Primavera das diretoras
Uma das grandes celebrações do protagonismo feminino na programação do festival será certamente o documentário Torre das Donzelas, de Susanna Lira. Emocionante, inspirador e em alguns momentos até divertido, o filme coloca cerca de 30 ex-presas políticas numa reconstituição estilizada da cela coletiva que ocuparam no Presídio Tiradentes entre 1968 e 1970. Dilma Rousseff era uma delas e diz coisas memoráveis sobre a experiência da prisão e da tortura. Mulheres admiráveis num filme admirável sobre o qual ainda vou escrever mais.
Beatriz Seigner (Bollywood Dream) muda radicalmente de cenário no seu segundo longa. Los Silencios se passa na fronteira entre Colômbia, Peru e Brasil. A partir do destino de uma família, trata do drama dos refugiados dos conflitos armados na Colômbia. Beatriz esgueira-se enigmaticamente nas bordas entre fato e ficção e nos dá um filme de personalidade muito distinta. A fotografia em claro-escuro da colombiana Sofia Oggioni é ingrediente fundamental.
Outra estrela da mostra competitiva é Gabriela Amaral Almeida. Ainda lambendo o sangue da cria O Animal Cordial, Gabriela tira do ventre A Sombra do Pai, mais um exercício ligado ao seu gênero favorito, o terror. Na história, a pequena Dalva, sem conseguir se comunicar com o pai, acredita ter poderes sobrenaturais e ser capaz de trazer sua mãe de volta à vida.

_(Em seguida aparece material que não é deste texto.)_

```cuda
int mvsf_attention_forward(const float* qkv, float* out, void* workspace, size_t workspace_bytes, int N,
                           float softmax_scale, mvsf_stream_t stream) {
  MVSF_REQUIRE(qkv && out && workspace && N > 0, "attention_forward: bad arguments");
  if (workspace_bytes < (size_t)(N + 128) * 896) return fail(MVSF_ERR_WORKSPACE, "attention_forward: workspace %zu < %zu bytes", workspace_bytes, (size_t)(N + 128) * 896);
  return run_attention(qkv, out, nullptr, reinterpret_cast<__half*>(workspace), N, softmax_scale * 1.4426950408889634f, (cudaStream_t)stream);
}
}
```

Before: 43.72.

## Use three consumer warpgroups per attention CTA with register reallocation

Templates the flash-attention kernel on the number of consumer warpgroups and uses three (each owning 64 query rows) in the default non-PLO path, so each CTA amortizes K/V tile loads across 192 queries instead of 128. The Q layout is re-tiled per warpgroup with separate bulk loads, and mbarrier arrive counts scale with the warpgroup count. setmaxnreg is used to shrink the producer warpgroup's registers and grow the consumers'. Fewer CTAs reduce K/V smem traffic, but fewer blocks may underfill SMs for small N, and the padded last block clamps to reload a valid tile.

```diff
diff --git a/mvsformerplusplus_b200/csrc/attention_fa.cuh b/mvsformerplusplus_b200/csrc/attention_fa.cuh
--- a/mvsformerplusplus_b200/csrc/attention_fa.cuh
+++ b/mvsformerplusplus_b200/csrc/attention_fa.cuh
@@ -2,12 +2,13 @@
 
 namespace fa {
 using namespace gmma;
-constexpr int NCONS = 256, THREADS = NCONS + 32, NKV = 3;
+constexpr int NKV = 3;
 constexpr uint32_t TILE = 4096;
-constexpr uint32_t LBO_QK = 2048, LBO_V = 640;
+constexpr uint32_t LBO_QK = 2048, LBO_Q = 1024, LBO_V = 640;
 constexpr uint32_t V_TILE = 16 * LBO_V;
-constexpr uint32_t OFF_Q = 0, OFF_K = 2 * TILE, OFF_V = OFF_K + NKV * 2 * TILE, OFF_BAR = OFF_V + NKV * V_TILE;
-constexpr uint32_t SMEM = OFF_BAR + 8 + 32 * NKV;
+constexpr uint32_t OFF_K = 0, OFF_V = OFF_K + NKV * 2 * TILE, OFF_Q = OFF_V + NKV * V_TILE;
+constexpr int threads(int nwg) { return 128 * (nwg + 1); }
+constexpr uint32_t smem_bytes(int nwg) { return OFF_Q + nwg * TILE + 8 + 32 * NKV; }
 }
 
 __global__ void qkv_tile_kernel(const float* __restrict__ qkv, __half* __restrict__ tiled, int N, int ntiles, float qscale) {
@@ -121,30 +122,36 @@
 }
 }
 
-template <bool PLO>
-__global__ void __launch_bounds__(fa::THREADS, 1)
+template <bool PLO, int NWG>
+__global__ void __launch_bounds__(fa::threads(NWG), 1)
 attention_fa_kernel(const __half* __restrict__ tiled, float* __restrict__ out, __half* __restrict__ out2, int N, int ntiles) {
   using namespace fa;
   extern __shared__ __align__(128) unsigned char smem[];
   const int tid = threadIdx.x, warp = tid >> 5, lane = tid & 31;
-  const int head = blockIdx.y, qt = blockIdx.x;
+  const int head = blockIdx.y;
   const size_t plane = (size_t)4 * ntiles * 2048;
   const __half* base = tiled + (size_t)head * ntiles * 2048;
   const uint32_t sb = smem_u32(smem);
-  const uint32_t bar_q = sb + OFF_BAR, bar_kf = bar_q + 8, bar_ke = bar_kf + 8 * NKV, bar_vf = bar_ke + 8 * NKV,
+  const uint32_t bar_q = sb + OFF_Q + NWG * TILE, bar_kf = bar_q + 8, bar_ke = bar_kf + 8 * NKV, bar_vf = bar_ke + 8 * NKV,
                  bar_ve = bar_vf + 8 * NKV;
   if (tid == 0) {
     mbar_init(bar_q, 1);
-    for (int i = 0; i < NKV; ++i) { mbar_init(bar_kf + 8 * i, 1); mbar_init(bar_ke + 8 * i, 2); mbar_init(bar_vf + 8 * i, 1); mbar_init(bar_ve + 8 * i, 2); }
+    for (int i = 0; i < NKV; ++i) { mbar_init(bar_kf + 8 * i, 1); mbar_init(bar_ke + 8 * i, NWG); mbar_init(bar_vf + 8 * i, 1); mbar_init(bar_ve + 8 * i, NWG); }
     fence_barrier_init();
   }
   __syncthreads();
 
-  if (warp == NCONS / 32) {
-    if (lane == 0) {
-      expect_tx(bar_q, 2 * TILE);
-      bulk_load(sb + OFF_Q, base + 0 * plane + (size_t)qt * 2048, TILE, bar_q);
-      bulk_load(sb + OFF_Q + TILE, base + 1 * plane + (size_t)qt * 2048, TILE, bar_q);
+  if (warp >= 4 * NWG) {
+    if constexpr (NWG == 3) asm volatile("setmaxnreg.dec.sync.aligned.u32 32;");
+    if (warp == 4 * NWG && lane == 0) {
+      expect_tx(bar_q, NWG * TILE);
+      for (int w = 0; w < NWG; ++w) {
+        const int b = min(NWG * (int)blockIdx.x + w, 2 * ntiles - 1);
+        for (int p = 0; p < 2; ++p)
+          for (int kc = 0; kc < 2; ++kc)
+            bulk_load(sb + OFF_Q + w * TILE + p * (TILE / 2) + kc * LBO_Q,
+                      base + p * plane + (size_t)(b >> 1) * 2048 + kc * 1024 + (b & 1) * 512, LBO_Q, bar_q);
+      }
       for (int t = 0; t < ntiles; ++t) {
         const int s = t % NKV;
         const uint32_t par = (uint32_t)(((t / NKV) & 1) ^ 1);
@@ -159,9 +166,10 @@
     }
     return;
   }
+  if constexpr (NWG == 3) asm volatile("setmaxnreg.inc.sync.aligned.u32 160;");
   const int wg = warp >> 2, wq = warp & 3, q = lane & 3;
   const bool leader = (tid & 127) == 0;
-  const uint64_t q_hi = make_desc(sb + OFF_Q + wg * 1024, LBO_QK, 128), q_lo = make_desc(sb + OFF_Q + TILE + wg * 1024, LBO_QK, 128);
+  const uint64_t q_hi = make_desc(sb + OFF_Q + wg * TILE, LBO_Q, 128), q_lo = make_desc(sb + OFF_Q + wg * TILE + TILE / 2, LBO_Q, 128);
   float o[2][4];
   float m[2] = {-1e30f, -1e30f}, l[2] = {0.f, 0.f};
 #pragma unroll
@@ -214,7 +222,7 @@
   }
 #pragma unroll
   for (int h = 0; h < 2; ++h) {
-    const int r = qt * 128 + 64 * wg + 16 * wq + (lane >> 2) + 8 * h;
+    const int r = 64 * (NWG * (int)blockIdx.x + wg) + 16 * wq + (lane >> 2) + 8 * h;
     if (r >= N) continue;
     const float inv = __fdiv_rn(1.0f, l[h]);
 #pragma unroll
diff --git a/mvsformerplusplus_b200/csrc/costreg_tr.cu b/mvsformerplusplus_b200/csrc/costreg_tr.cu
--- a/mvsformerplusplus_b200/csrc/costreg_tr.cu
+++ b/mvsformerplusplus_b200/csrc/costreg_tr.cu
@@ -116,6 +116,11 @@
 
 static int g_attention_plo = 0;
 
+template <bool PLO, int NWG>
+static void launch_attention(const __half* tiled, float* o, __half* o2, int N, int ntiles, cudaStream_t s) {
+  attention_fa_kernel<PLO, NWG><<<dim3(cdiv(N, 64 * NWG), 4), fa::threads(NWG), fa::smem_bytes(NWG), s>>>(tiled, o, o2, N, ntiles);
+}
+
 static int run_attention(const float* qkv, float* o, __half* o2, __half* tiled, int N, float scale_log2e, cudaStream_t s) {
   const int ntiles = cdiv(N, 128);
   qkv_tile_kernel<<<cdiv((long long)ntiles * 128 * 24, 256), 256, 0, s>>>(qkv, tiled, N, ntiles, scale_log2e);
@@ -123,16 +128,15 @@
   static DeviceOnce once;
   const int dev = current_device();
   if (once.need(dev)) {
-    MVSF_CUDA_OK(cudaFuncSetAttribute(attention_fa_kernel<true>, cudaFuncAttributeMaxDynamicSharedMemorySize, (int)fa::SMEM));
-    MVSF_CUDA_OK(cudaFuncSetAttribute(attention_fa_kernel<false>, cudaFuncAttributeMaxDynamicSharedMemorySize, (int)fa::SMEM));
+    MVSF_CUDA_OK(cudaFuncSetAttribute(attention_fa_kernel<true, 2>, cudaFuncAttributeMaxDynamicSharedMemorySize, (int)fa::smem_bytes(2)));
+    MVSF_CUDA_OK(cudaFuncSetAttribute(attention_fa_kernel<false, 3>, cudaFuncAttributeMaxDynamicSharedMemorySize, (int)fa::smem_bytes(3)));
     once.done(dev);
   }
   cudaEvent_t kt = ktimer_enabled() ? ktimer_begin("attention_tc", s) : nullptr;
-  const dim3 grid(ntiles, 4);
   if (g_attention_plo)
-    attention_fa_kernel<true><<<grid, fa::THREADS, fa::SMEM, s>>>(tiled, o, o2, N, ntiles);
+    launch_attention<true, 2>(tiled, o, o2, N, ntiles, s);
   else
-    attention_fa_kernel<false><<<grid, fa::THREADS, fa::SMEM, s>>>(tiled, o, o2, N, ntiles);
+    launch_attention<false, 3>(tiled, o, o2, N, ntiles, s);
   if (kt) ktimer_end(kt, s);
   MVSF_LAUNCH_CHECK("attention_tc");
   return MVSF_OK;
```

Result: faster. 45.57 (median of 6 runs) (+4.2%).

Ainda na corrida pelos Candangos, três filmes são dirigidos a quatro mãos, sendo duas delas femininas. Glenda Nicácio e Ary Rosa reeditam em Ilha a bem-sucedida parceria de Café com Canela. Claudia Priscilla e Kiko Goifman assinam juntos Bixa Travesty. Victória Álvares divide com Quentin Delaroche a direção do documentário Bloqueio, sobre a greve dos caminhoneiros de maio último. O filme da noite de abertura, Domingo, é de autoria de Clara Linhart e Fellipe Barbosa. E o do encerramento, o doc América Armada, traz os créditos de Alice Lanari e Pedro Asbeg.
Na mostra Caleidoscópio, dedicada a filmes de risco, Bruna Carvalho Almeida apresenta o seu Os Jovens Baumann, ficção sobre o misterioso desaparecimento dos herdeiros de uma rica família do sul de Minas. A mostra Futuro Brasil inclui o doc Eleições, de Alice Riff, que acompanha a eleição de um grêmio estudantil de São Paulo, e a ficção cearense Tremor Iê, de Elena Meirelles e Livia de Paiva, que trata de jovens mulheres resistindo ao pós-golpe de 2016.
O cortejo de diretoras mulheres prossegue com Regina Jehá e seu documentário Frans Krajcberg: Manifesto, vasta reunião de vídeos e áudios em que o artista reconta sua trajetória e expõe sua revolta com a destruição do planeta. O filme está na mostra paralela A Arte da Vida. Na mostra Festival dos Festivais, Brunna Laboissière documentou a última viagem de uma caminhoneira trans em Fabiana. Mariah Teixeira assina com Tavinho Teixeira o elogiado Sol Alegria, um “Bonnie & Clyde com crianças” passado durante uma ditadura militar. Fabiana Assis traz de Goiânia o seu Parque Oeste, doc sobre uma mulher que tenta reconstruir sua vida depois de uma violenta desocupação.